Дед рано ложится, а внучке
Неволя: лежи и не спи
Да думай от скуки. А долги
Осенние ночи в степи!
Вчера чумаки проходили
По шляху под хатой. Была
Морозная полночь. Блестели
Колеса, рога у вола.
Тянулась арба за арбою,
И месяц глядел как живой
На шлях, на шагавшие тени,
На борозды с мерзлой ботвой…
У Каспия тони, там хватит
Работы на всех — и давно
Ушла бы туда с чумаками,
Да мило кривое окно.
28. I.11
Гелуан (под Каиром)
Океан под ясною луной,
Теплой и высокой, бледнолицей,
Льется гладкой, медленной волной,
Озаряясь жаркою зарницей.
Всходят горы облачных громад:
Гавриил, кадя небесным Силам,
В темном фимиаме царских врат
Блещет огнедышащим кадилом.
Индийский океан
25. I.11
Мелькают дали, черные, слепые…
Мелькают дали, черные, слепые,
Мелькает океана мертвый лик:
Бог разверзает бездны голубые,
Но лишь на краткий миг.
«Да будет свет!» Но гаснет свет, и сонный,
Тяжелый гул растет вослед за ним:
Бог, в довременный хаос погруженный,
Мрак сотрясает ропотом своим.
26. II.11
Мир — лес, ночной приют птицы.
Брамины.
В вечерний час тепло во мраке леса,
И в теплых водах меркнет свет зари.
Пади во мрак зеленого навеса —
И, приютясь, замри.
А ранним утром, белым и росистым,
Взмахни крылом, среди листвы шурша,
И растворись, исчезни в небе чистом —
Вернись на родину, душа!
Индийский океан, II.11
Те часики с эмалью, что впотьмах
Бежали так легко и торопливо,
Давным-давно умолкли.

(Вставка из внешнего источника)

int count_partition(Ctx& c, uint32_t nb, uint32_t n_parts, uint32_t pb_lo, uint32_t pb_hi) {
    if (pb_hi > nb || pb_lo >= pb_hi) { c.err = "partition: bad bucket range"; return W2RAP_E_ARG; }
    const uint32_t nbr = pb_hi - pb_lo;
    if (!c.quality_done) { c.err = "partition before quality_windows"; return W2RAP_E_STATE; }
    hipStream_t st = c.stream;
    const uint64_t n = c.n;
    if (n >= (1ull << 32)) { c.err = "more than 2^32 reads on one GPU (32-bit read ids in the record descriptors)"; return W2RAP_E_LIMIT; }
    c.NB = nb;
    if (c.d_bcount) c.release(c.d_bcount);
    if (c.d_bbase) c.release(c.d_bbase);
    if (c.d_recs) c.release(c.d_recs);
    W2_ALLOC(c.d_bcount, uint32_t, nbr);
    W2_ALLOC(c.d_bbase, uint64_t, (uint64_t)nbr + 1);
    unsigned long long* d_ov_cur = nullptr;
    W2_ALLOC(d_ov_cur, unsigned long long, 2);
    unsigned long long* d_part = nullptr;
    if (n_parts > 64 || (n_parts && nbr % n_parts)) { c.err = "partition: at most 64 parts, dividing the bucket count"; return W2RAP_E_LIMIT; }
    if (n_parts) W2_ALLOC(d_part, unsigned long long, 64 * 64);
    const uint32_t nbl_part = n_parts ? nbr / n_parts : 0, inv_nbl = nbl_part > 1 ? (uint32_t)((1ull << 32) / nbl_part) : 0;
    const char* sv = getenv("W2RAP_SPP");
    uint32_t spp = sv ? (uint32_t)atoi(sv) : 8;
    const uint32_t npass = c.max_len > K + 127 ? (c.max_len - (K - 1) + 127) / 128 : 1;
    uint2* s_desc = nullptr; uint32_t *o_read = nullptr, *o_bkt = nullptr, *o_meta = nullptr, *o_rank = nullptr;
    uint64_t ov_cap = n / 8 + 1024;
    W2_ALLOC(o_read, uint32_t, ov_cap); W2_ALLOC(o_bkt, uint32_t, ov_cap); W2_ALLOC(o_meta, uint32_t, ov_cap); W2_ALLOC(o_rank, uint32_t, ov_cap);
    uint64_t nslots = 0, nov = 0, npass_tot = 0;
    uint64_t* pass_off = nullptr;
    bool wave = false;
    for (;;) {
        wave = k1_wave(spp, npass);
        if (wave && !pass_off) { W2_ALLOC(pass_off, uint64_t, n + 1); W2_TRY(k1_pass_offsets(c, n, c.d_good, pass_off, &npass_tot)); }
        nslots = wave ? npass_tot * spp : n * npass * spp;
        W2_ALLOC(s_desc, uint2, nslots);
        W2_HIP(hipMemsetAsync(c.d_bcount, 0, (size_t)nbr * 4, st));
        W2_HIP(hipMemsetAsync(d_ov_cur, 0, 16, st));
        if (d_part) W2_HIP(hipMemsetAsync(d_part, 0, 64 * 64 * 8, st));
        if (n) W2_TRY(launch_k1(c, n, c.d_boff, c.d_good, pb_lo, pb_hi, c.d_bcount, nbl_part, inv_nbl, d_part, s_desc, spp, npass, pass_off, o_read, o_bkt, o_meta, o_rank, ov_cap, d_ov_cur));
        W2_TRY(exclusive_scan_u32_to_u64(c, c.d_bcount, c.d_bbase, nbr));
        unsigned long long h_ov = 0;
        W2_HIP(hipMemcpyAsync(&c.nrec, c.d_bbase + nbr, 8, hipMemcpyDeviceToHost, st));
        W2_HIP(hipMemcpyAsync(&h_ov, d_ov_cur, 8, hipMemcpyDeviceToHost, st));
        unsigned long long h_part[64 * 64];
        if (d_part) W2_HIP(hipMemcpyAsync(h_part, d_part, sizeof(h_part), hipMemcpyDeviceToHost, st));
        W2_HIP(hipStreamSynchronize(st));
        if (d_part) for (unsigned g = 0; g < 64; ++g) { c.part_kmers[g] = 0; for (unsigned k = 0; k < 64; ++k) c.part_kmers[g] += h_part[k * 64 + g]; }
        nov = h_ov;
        if (nov <= ov_cap) break;
        c.release(s_desc);
        if (nov > n && spp < 128) spp *= 2;
        for (uint32_t* q : {o_read, o_bkt, o_meta, o_rank}) c.release(q);
        ov_cap = nov + nov / 8 + 1024;
        W2_ALLOC(o_read, uint32_t, ov_cap); W2_ALLOC(o_bkt, uint32_t, ov_cap); W2_ALLOC(o_meta, uint32_t, ov_cap); W2_ALLOC(o_rank, uint32_t, ov_cap);
    }
    W2_ALLOC(c.d_recs, uint32_t, c.nrec * REC_DWORDS);
    if (c.nrec) {
        uint64_t bases_bytes = 0;
        W2_HIP(hipMemcpy(&bases_bytes, c.d_boff + n, 8, hipMemcpyDeviceToHost));
        const uint64_t nthreads = nslots + nov;
        if (wave)
            LAUNCH(c, "k_scatter_records", k_scatter_records<true>, dim3((unsigned)((nthreads + 255) / 256)), dim3(256), 0, nslots, spp, pass_off, n, s_desc,
                   nov, o_read, o_bkt, o_meta, o_rank, c.d_bases, c.d_boff, bases_bytes, c.d_bbase, c.d_recs);
        else
        LAUNCH(c, "k_scatter_records", k_scatter_records<false>, dim3((unsigned)((nthreads + 255) / 256)), dim3(256), 0, nslots, npass * spp, nullptr, 0, s_desc,
               nov, o_read, o_bkt, o_meta, o_rank, c.d_bases, c.d_boff, bases_bytes, c.d_bbase, c.d_recs);
        W2_HIP(hipGetLastError());
    }
    W2_HIP(hipStreamSynchronize(st));
    if (pass_off) c.release(pass_off);
    c.release(d_ov_cur); if (d_part) c.release(d_part); c.release(s_desc); c.release(o_read); c.release(o_bkt); c.release(o_meta); c.release(o_rank);
    return 0;
}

И крапива
Растет в саду на мусорных холмах.
Тот маятник лучистый, что спесиво
Соразмерял с футляром свой размах,
Лежит в пыли чердачного архива.
И склеп хранит уж безыменный прах.
Но мы служили праведно и свято.
В полночный час нас звезды серебрят,
Дней солнце озлащает — до заката.
Позеленел наш медный циферблат.
Но стрелку нашу в диске циферблата
Ведет сам бог. Со всей вселенной в лад.
<1906–1911>
Курган разрыт. В тяжелом саркофаге
Он спит, как страж. Железный меч в руке.
Поют над ним узорной вязью саги,
Беззвучные, на звучном языке.
Но лик сокрыт — опущено забрало.
Но плащ истлел на ржавленой броне.
Был воин, вождь. Но имя Смерть украла
И унеслась на черном скакуне.
1906–1911
Ельничком, березничком — где душа захочет —
В Киев пробирается божий мужичок.
Смотрит, нет ли ягодки? Горбится, бормочет,
Съест и ухмыляется: я, мол, дурачок.
«Али сладко, дедушка?» — «Грешен: сладко, внучек».

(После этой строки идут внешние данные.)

# DeepakSridhar/fgdm

Measured on AMD Instinct MI355X. Metric: 512x512 images/sec @ 50 DDIM steps, seg-ControlNet+CFG, higher is better.
Workload: dtype f16

## Files before the change

### fgdm_amd/_lib.py

```python
import ctypes as C
import os

HERE = os.path.dirname(os.path.abspath(__file__))
LIB_PATH = os.path.join(HERE, 'libfgdm_hip.so')

MAX_LEVELS = 8
MAX_CONTROLNETS = 4

FLAG_USE_ORIGINAL = 1
FLAG_ONLY_MID_CONTROL = 2
FLAG_NO_CONTROL = 4
FLAG_CFG_PAIRS = 8

ACT_NONE, ACT_SILU, ACT_RELU, ACT_GEGLU, ACT_QGELU = 0, 1, 2, 3, 4
OUT_F16, OUT_F32, OUT_F32_NCHW, OUT_F16_T = 0, 1, 2, 3
STRIDE2_PAD_BR = -2


class FgdmConfig(C.Structure):
    _fields_ = [
        ('in_channels', C.c_int32), ('out_channels', C.c_int32), ('model_channels', C.c_int32),
        ('num_res_blocks', C.c_int32), ('n_levels', C.c_int32), ('channel_mult', C.c_int32 * MAX_LEVELS),
        ('n_attention_resolutions', C.c_int32), ('attention_resolutions', C.c_int32 * MAX_LEVELS),
        ('num_heads', C.c_int32), ('context_dim', C.c_int32), ('use_adapter', C.c_int32),
# ... 38 lines not shown
    'fgdm_controlnet': (_i, [_p, _i, _p, _p, _p, _i, _i, _i, _p, _i64, _p]),
    'fgdm_ddim_step': (_i, [_p, _p, _p, _f, _f, _f, _f, _f, _p, _p, _p, _p, _i64, _p]),
    'fgdm_plms_combine': (_i, [_p, _p, _p, _p, _i, _p, _i64, _p]),
    'fgdm_axpby': (_i, [_p, _f, _p, _f, _p, _i64, _p]),
    'fgdm_mask_blend': (_i, [_p, _p, _p, _p, _i64, _p]),
    'fgdm_ancestral_step': (_i, [_p, _p, _f, _f, _f, _f, _f, _p, _p, _i64, _p]),
    'fgdm_sample_ddim': (_i, [_p, _p, _p, _p, _f, _i, C.POINTER(_i64), C.POINTER(_f), C.POINTER(_f), C.POINTER(_f),
                              _p, _i, _i, _i, _i, _p]),
    'fgdm_profile_begin': (_i, [_p, _i]),
    'fgdm_profile_end': (_i, [_p, C.POINTER(C.c_double)]),
    'fgdm_workspace_stats': (_i, [_p, C.POINTER(_i64), C.POINTER(_i64)]),
    'fgdm_launch_stats': (_i, [_p, C.POINTER(_i64), C.POINTER(_i64), C.POINTER(_i64)]),
    'fgdm_op_conv2d': (_i, [_p, _i, _p, _i, _p, _p, _p, _p, _i, _i, _i, _i, _i, _i, _i, _i, _f, _p, _p]),
    'fgdm_op_linear': (_i, [_p, _p, _p, _p, _i, _i, _i, _i, _i, _i, _i, _p, _p]),
    'fgdm_debug_force_igemm_cfg': (_i, [_i]),
    'fgdm_bench_igemm': (_i, [_i] * 13 + [C.POINTER(_f)]),
    'fgdm_op_linear_ln_linear': (_i, [_p] * 8 + [_i] * 5 + [_p, _p, C.POINTER(_i), _p]),
    'fgdm_bench_norm': (_i, [_i] * 7 + [C.POINTER(_f)]),
    'fgdm_bench_attention': (_i, [_i] * 6 + [C.POINTER(_f)]),
    'fgdm_bench_ff': (_i, [_i] * 4 + [C.POINTER(_f)]),
    'fgdm_op_groupnorm': (_i, [_p, _i, _p, _i, _i, _i, _p, _p, _f, _i, _p, _p]),
    'fgdm_op_layernorm': (_i, [_p, _i, _i, _p, _p, _f, _p, _p]),
    'fgdm_op_attention': (_i, [_p, _i, _p, _i, _p, _i, _p, _i, _i, _i, _i, _i, _i, _p]),
    'fgdm_op_attention_ex': (_i, [_p, _i, _p, _i, _p, _i, _p, _i, _i, _i, _i, _i, _i, _i, _p]),
    'fgdm_debug_last_attention_kernel': (_i, []),
    'fgdm_op_small_attention': (_i, [_p, _i, _i, _i, _p, _i, _i, _i, _i, _i, _i, _p]),
    'fgdm_op_vae_attention': (_i, [_p, _p, _p, _p, _i, _i, _i, _p]),
    'fgdm_op_softmax_rows': (_i, [_p, _p, _i, _i, _p]),
    'fgdm_op_nchw_to_nhwc': (_i, [_p, _p, _i, _i, _i, _i, _p]),
    'fgdm_op_nhwc_to_nchw': (_i, [_p, _p, _i, _i, _i, _p]),
# ... 29 lines not shown
```

### fgdm_amd/csrc/common.h

```cpp
#pragma once
#include <hip/hip_runtime.h>
#include <stdint.h>

typedef _Float16 half_t;
typedef _Float16 h8 __attribute__((ext_vector_type(8)));
typedef _Float16 h4 __attribute__((ext_vector_type(4)));
typedef _Float16 h2 __attribute__((ext_vector_type(2)));
typedef float f32x16 __attribute__((ext_vector_type(16)));
typedef float f32x4 __attribute__((ext_vector_type(4)));

__device__ __forceinline__ float gelu_f(float x) {
    const float z = fminf(fabsf(x), 6.0f);
    float p = -4.7132482596e-04f;
    p = __builtin_fmaf(p, z, 7.0652551839e-03f);
    p = __builtin_fmaf(p, z, -5.1762067461e-02f);
    p = __builtin_fmaf(p, z, -4.6008771426e-01f);
    p = __builtin_fmaf(p, z, -1.1507295505e+00f);
    p = __builtin_fmaf(p, z, -4.8959157159e-05f - 1.0f);
    const float t = __builtin_amdgcn_exp2f(p);
    return __builtin_fmaf(fabsf(x), 0.5f - t, 0.5f * x);
}

typedef float f32x2 __attribute__((ext_vector_type(2)));
__device__ __forceinline__ f32x2 gelu2_f(f32x2 x) {
// ... 34 lines not shown
    void* out;
    const half_t* zero;
    int C0, C1;
    int B, H, W;
    int Ho, Wo;
    int M, N;
    int K;
    int mode, act, out_kind;
    int ld_out, ld_res;
    int rv_stride;
    int rows_per_sample;
    float scale;
    int force_cfg;
    int splitk;
    float* ws;
    int debug;
    const float* ln_stats;
    const float* ln_u;
    int ln_slots;
    float ln_eps;
    float* stats_out;
    void* out2;
    int split_n, out_kind2, ld_out2;
};

int igemm_launch(const IgemmArgs& a, hipStream_t s);
void igemm_set_force_cfg(int cfg);
void igemm_set_twin_layers(bool on);
void igemm_set_pair_hint(int mult);
int igemm2_launch(const IgemmArgs& a, int cfg, hipStream_t s);
int igemm_stats_slots(const IgemmArgs& a);
int row_stats_slots(int C);
int row_stats_launch(const half_t* x, int rows, int C, float* stats , hipStream_t s);
int igemm_splitk_factor(const IgemmArgs& a);
int igemm_splitk_reduce(const IgemmArgs& a, hipStream_t s);
size_t igemm_npad(int n);

#define GN_PIX_PER_CHUNK 256
void groupnorm_set_group(bool on);
int groupnorm_launch(const half_t* x0, int C0, const half_t* x1, int C1, int B, int HW,
                     const float* gamma, const float* beta, float eps, int silu,
                     half_t* out, float* ws , hipStream_t s);
size_t groupnorm_ws_floats(int B, int HW);
int layernorm_launch(const half_t* x, int rows, int C, const float* gamma, const float* beta, float eps,
                     half_t* out, hipStream_t s);

int attention_launch(const half_t* Q, int ldq, const half_t* K, int ldk, const half_t* Vt, int ldvt,
                     half_t* O, int ldo, int B, int H, int T, int Tk, int d, int q_prescaled, hipStream_t s);
int attention_last_kernel();

// ... 71 lines not shown
```

### fgdm_amd/csrc/engine.hip

```cpp
#include "engine_shared.h"
#include "knobs.h"

#include <algorithm>
#include <array>
#include <cmath>
#include <cstdlib>
#include <cstdio>
#include <cstring>
#include <map>
#include <memory>
#include <string>
#include <unordered_map>
#include <vector>
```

«Что ж, и на здоровье. А куда идешь?»
«Я-то? А не ведаю. Вроде вольных тучек.
Со крестом да с верой всякий путь хорош».
Ягодка по ягодке — вот и слава богу:
Сыты. А завидим белые холсты,
Подойдем с молитвою, глянем на дорогу,
Сдернем, сунем в сумочку — и опять в кусты.